Arcolin felt stupid. “I should have looked at our merchant’s coins more closely. They looked fine to me, but now I wonder—why was he carrying so much money, not as an agent of the Moneychangers’ Guild?”
“Were they all southern mint?”
“I didn’t even see that,” Arcolin said. “Some were gold, some silver … I did see a Cortes Vonja mark on a few on top.”
“Seems unlikely all the mints would start minting bad coins at once,” Burek said. “Though it’s a way to stretch a treasury until people figure out there’s plenty of money and few goods.”
“But … if someone else were making the false coins—sending them to various cities—that would cause trouble, as in Cilwan.” He looked around. Nothing to see, nothing to hear but the gurgle of water over the ford. “Alured, I’ll wager. He wants the Guild League broken; he knows it financed the last war … if the cities war against each other, if the merchants can’t trade as they have … he could move in with more than brigands.”

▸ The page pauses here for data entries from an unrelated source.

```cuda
extern "C" int ssdnerf_conv3x3_gn_f16(const ssdnerf_conv_gn_args* a, void* stream_) {
    cudaStream_t stream = (cudaStream_t)stream_;
    if (!a || !a->x1 || !a->q1 || !a->gamma || !a->beta || !a->w || !a->out || !a->coef_workspace)
        return set_error_msg(SSDNERF_ERR_ARG, "conv3x3_gn: x1, q1, gamma, beta, w, out and coef_workspace are required");
    if (a->B == 0 || a->H == 0) return 0;
    if (a->H % 2) return set_error_msg(SSDNERF_ERR_ARG, "conv3x3_gn: H must be even (tiles are row pairs)");
    if (a->C1 == 0 || a->C1 % 64 || a->C2 % 64 || (a->x2 && !a->q2)) return set_error_msg(SSDNERF_ERR_ARG, "conv3x3_gn: channel counts must be multiples of 64; x2 needs q2");
    const uint32_t C = a->C1 + (a->x2 ? a->C2 : 0);
    if (C > (uint32_t)kGnMaxC || (C / 32) % 4) return set_error_msg(SSDNERF_ERR_ARG, "conv3x3_gn: at most 384 input channels, channels per group a multiple of 4");
    if (a->w_rows < 128) return set_error_msg(SSDNERF_ERR_ARG, "conv3x3_gn: packed weight needs >= 128 rows per tap");
    if (((uintptr_t)a->x1 | (uintptr_t)a->x2 | (uintptr_t)a->out | (uintptr_t)a->residual | (uintptr_t)a->w | (uintptr_t)a->coef_workspace) & 15u)
        return set_error_msg(SSDNERF_ERR_ARG, "conv3x3_gn: tensors must be 16-byte aligned");
    ConvRowParams p{};
    p.B = a->B; p.H = a->H; p.x1 = (const __half*)a->x1; p.C1 = a->C1; p.x2 = (const __half*)a->x2; p.C2 = a->x2 ? a->C2 : 0;
    p.xs1[0] = p.C1; p.xs1[1] = (long long)kRwW * p.C1; p.xs1[2] = (long long)p.H * kRwW * p.C1;
    p.xs2[0] = p.C2; p.xs2[1] = (long long)kRwW * p.C2; p.xs2[2] = (long long)p.H * kRwW * p.C2;
    p.coef = (const float2*)a->coef_workspace; p.bias = a->bias; p.residual = (const __half*)a->residual; p.out = (__half*)a->out; p.qstats = a->qstats;
    int dev = 0, sms = 0;
    SSDNERF_CUDA_OK(cudaGetDevice(&dev));
    SSDNERF_CUDA_OK(cudaDeviceGetAttribute(&sms, cudaDevAttrMultiProcessorCount, dev));
    SSDNERF_CUDA_OK(launch_pdl(k_gn_coef, dim3(a->B), dim3(128), 0, stream, a->q1, a->C1, a->x2 ? a->q2 : (const float*)nullptr, p.C2, a->H * 128u,
                               a->gamma, a->beta, a->scale_shift, a->ss_batch_stride, a->eps, (float2*)a->coef_workspace));
    SSDNERF_LAUNCH_OK();
    CUtensorMap mB;
    if (int e = make_map_4d_box(&mB, a->w, C, a->w_rows, 9, 1, (uint64_t)C * 2, (uint64_t)a->w_rows * C * 2, (uint64_t)9 * a->w_rows * C * 2,
                                kRwN, 1, 1)) return e;
    return launch_row2<true>(mB, p, sms, stream);
}
```

### ssdnerf_b200/csrc/conv_row_epilogue.cuh

```cuda
#pragma once
#include "common.cuh"

namespace ssdnerf {

constexpr int kRwW = 128, kRwN = 128;

__device__ __forceinline__ void frag_quad_reduce(float& su, float& sq) {
    su += __shfl_xor_sync(0xffffffffu, su, 1); sq += __shfl_xor_sync(0xffffffffu, sq, 1);
#pragma unroll
    for (int m = 4; m <= 16; m <<= 1) { su += __shfl_xor_sync(0xffffffffu, su, m); sq += __shfl_xor_sync(0xffffffffu, sq, m); }
}

}
```

### ssdnerf_b200/csrc/gemm_tc.cu

```cuda
#include "common.cuh"
#include "tc_common.cuh"
#include "conv_row_epilogue.cuh"
#include "../../include/ssdnerf_b200.h"
#include <cuda_fp16.h>
#include <cstdio>

namespace ssdnerf {
using namespace tc;

constexpr int kGemmThreads = 384;
constexpr int kMaxBiasN = 2048;
constexpr int kBM = 128, kBK = 64;
constexpr int kABytes = kBM * kBK * 2;

struct GemmParams {
    uint32_t b1, b2, b3;
    uint32_t d1, d2, d3;
    uint32_t T1, T2, T3;
    uint32_t tiles_n;
    uint32_t taps;
    int8_t tap_ox[9], tap_oy[9];
    uint32_t a_stride;
    uint32_t kc1, kc2;
    uint32_t n_valid;
// ... 169 lines not shown
                        }
                    }
                    if (p.out_f32) {
                        float* op = reinterpret_cast<float*>(p.out) + o;
                        if (p.vec2 && okc1) *reinterpret_cast<float2*>(op) = make_float2(v0, v1);
                        else { op[0] = v0; if (okc1) op[1] = v1; }
                    } else {
                        __half* op = reinterpret_cast<__half*>(p.out) + o;
                        if (p.vec2 && okc1) *reinterpret_cast<__half2*>(op) = __floats2half2_rn(v0, v1);
                        else { op[0] = __float2half_rn(v0); if (okc1) op[1] = __float2half_rn(v1); }
                    }
                    if (!okc1) v1 = 0.0f;
                    su += v0 + v1; sq = fmaf(v0, v0, fmaf(v1, v1, sq));
                }
                if (p.qstats) {
                    frag_quad_reduce(su, sq);
                    if ((lane & ~2) == 0) {
                        float* qa = qacc + (slot * (BN / 4) + 2 * i + (lane >> 1)) * 2;
                        atomicAdd(qa, su); atomicAdd(qa + 1, sq);
                    }
                }
            }
            if (p.qstats) {
                asm volatile("bar.sync 1, 256;" ::: "memory");
                const uint32_t et = threadIdx.x - 128;
                const uint32_t nq = p.n_valid / 4;
                for (uint32_t i = et; i < (uint32_t)BN; i += 256) {
                    const float val = qacc[i];
                    const uint32_t sl = i / (BN / 2), qd = (i % (BN / 2)) >> 1, st = i & 1u;
                    const uint32_t gq = n_tile * (BN / 4) + qd;
                    if (val != 0.0f && gq < nq) atomicAdd(p.qstats + ((size_t)(img0 + sl) * nq + gq) * 2 + st, val);
                    qacc[i] = 0.0f;
                }
                asm volatile("bar.sync 1, 256;" ::: "memory");
            }
        }
        if (p.prof && threadIdx.x == 128) { atomicAdd(p.prof + 2, (unsigned long long)wf); atomicAdd(p.prof + 4, (unsigned long long)(clock64() - ct0)); }
    }
    __syncthreads();
    if (CL > 1) cluster_sync_all();
}

typedef CUresult (*PFN_encodeTiled)(CUtensorMap*, CUtensorMapDataType, cuuint32_t, void*, const cuuint64_t*, const cuuint64_t*,
                                    const cuuint32_t*, const cuuint32_t*, CUtensorMapInterleave, CUtensorMapSwizzle,
                                    CUtensorMapL2promotion, CUtensorMapFloatOOBfill);

static PFN_encodeTiled get_encode() {
    static PFN_encodeTiled fn = nullptr;
    if (!fn) {
        void* p = nullptr;
        cudaDriverEntryPointQueryResult qres;
        if (cudaGetDriverEntryPoint("cuTensorMapEncodeTiled", &p, cudaEnableDefault, &qres) != cudaSuccess || !p) return nullptr;
        fn = (PFN_encodeTiled)p;
    }
    return fn;
}

static int make_map_4d(CUtensorMap* m, const void* base, uint64_t K, uint64_t e1, uint64_t e2, uint64_t e3, uint64_t s1, uint64_t s2,
                       uint64_t s3, uint32_t x1, uint32_t x2, uint32_t x3, uint32_t trav = 1) {
    PFN_encodeTiled enc = get_encode();
    if (!enc) return set_error_msg(SSDNERF_ERR_CUDA, "cuTensorMapEncodeTiled entry point not found");
    if (((uintptr_t)base & 15u) || (s1 & 15u) || (s2 & 15u) || (s3 & 15u))
        return set_error_msg(SSDNERF_ERR_ARG, "gemm: TMA operands need 16-byte aligned base and strides");
    cuuint64_t dims[4] = {K, e1, e2, e3};
    cuuint64_t strides[3] = {s1, s2, s3};
    cuuint32_t box[4] = {64, x1 * trav, x2 * trav, x3};
    cuuint32_t estr[4] = {1, trav, trav, 1};
    const CUresult r = enc(m, CU_TENSOR_MAP_DATA_TYPE_FLOAT16, 4, const_cast<void*>(base), dims, strides, box, estr,
                           CU_TENSOR_MAP_INTERLEAVE_NONE, CU_TENSOR_MAP_SWIZZLE_128B, CU_TENSOR_MAP_L2_PROMOTION_L2_256B,
                           CU_TENSOR_MAP_FLOAT_OOB_FILL_NONE);
    if (r != CUDA_SUCCESS) {
        char buf[200];
        snprintf(buf, sizeof(buf), "cuTensorMapEncodeTiled failed (%d): dims {%llu,%llu,%llu,%llu} box {64,%u,%u,%u}", (int)r,
                 (unsigned long long)K, (unsigned long long)e1, (unsigned long long)e2, (unsigned long long)e3, x1, x2, x3);
        return set_error_msg(SSDNERF_ERR_CUDA, buf);
    }
    return 0;
}

int make_map_4d_box(CUtensorMap* m, const void* base, uint64_t K, uint64_t e1, uint64_t e2, uint64_t e3, uint64_t s1, uint64_t s2, uint64_t s3,
                    uint32_t x1, uint32_t x2, uint32_t x3) {
    return make_map_4d(m, base, K, e1, e2, e3, s1, s2, s3, x1, x2, x3);
}
int conv_row2_launch(const ssdnerf_gemm_args* a, int sms, cudaStream_t stream);

template <int BN, int CL>
static int launch_gemm(const CUtensorMap& mA1, const CUtensorMap& mA2, const CUtensorMap& mB, const GemmParams& p, int sms,
                       cudaStream_t stream) {
    using Cfg = GemmCfg<BN, CL>;
    static DeviceOnce attr;
    if (attr.first()) {
        SSDNERF_CUDA_OK(cudaFuncSetAttribute(k_gemm_tc<BN, CL>, cudaFuncAttributeMaxDynamicSharedMemorySize, (int)Cfg::kSmem));
    }
    const uint32_t tiles_m = p.T1 * p.T2 * p.T3;
    const uint32_t total = ((tiles_m + CL - 1) / CL) * p.tiles_n;
    cudaLaunchConfig_t cfg{};
    cfg.blockDim = dim3(kGemmThreads);
    cfg.dynamicSmemBytes = Cfg::kSmem;
    cfg.stream = stream;
    cudaLaunchAttribute at[2];
    at[0].id = cudaLaunchAttributeClusterDimension;
    at[0].val.clusterDim.x = CL; at[0].val.clusterDim.y = 1; at[0].val.clusterDim.z = 1;
    at[1].id = cudaLaunchAttributeProgrammaticStreamSerialization;
    at[1].val.programmaticStreamSerializationAllowed = pdl_enabled() ? 1 : 0;
    cfg.attrs = at; cfg.numAttrs = 2;
    static int max_clusters_dev[64] = {};
    int& max_clusters_cached = max_clusters_dev[current_device()];
    if (!max_clusters_cached) {
        max_clusters_cached = sms / CL;
        if (CL > 1) {
            cfg.gridDim = dim3((uint32_t)(sms / CL) * CL);
            int n = 0;
            cfg.numAttrs = 1;
            if (cudaOccupancyMaxActiveClusters(&n, k_gemm_tc<BN, CL>, &cfg) == cudaSuccess && n > 0 && n < max_clusters_cached) max_clusters_cached = n;
            cfg.numAttrs = 2;
            (void)cudaGetLastError();
        }
    }
    const uint32_t max_clusters = (uint32_t)max_clusters_cached;
    const uint32_t clusters = total < max_clusters ? total : max_clusters;
    cfg.gridDim = dim3(clusters * CL);
    SSDNERF_CUDA_OK(cudaLaunchKernelEx(&cfg, k_gemm_tc<BN, CL>, mA1, mA2, mB, p));
    SSDNERF_LAUNCH_OK();
    return 0;
}

}

using namespace ssdnerf;
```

“I don’t see why he isn’t happy with a dukedom,” Burek said.
“Nor I,” Arcolin said, with a sigh. “And our immediate problem is these brigands and tonight’s camp.”
Burek flushed. “Sorry, sir—”
“No—that wasn’t a correction. Thinking long-term is what made Phelan successful, but while thinking long-term we must not lose track of today’s duties. Let’s get these wagons across—we may have to unload them—and try to reach that village—ruined or not—tonight.” He cast a last look at the bootprinted game trail before turning to the cohort.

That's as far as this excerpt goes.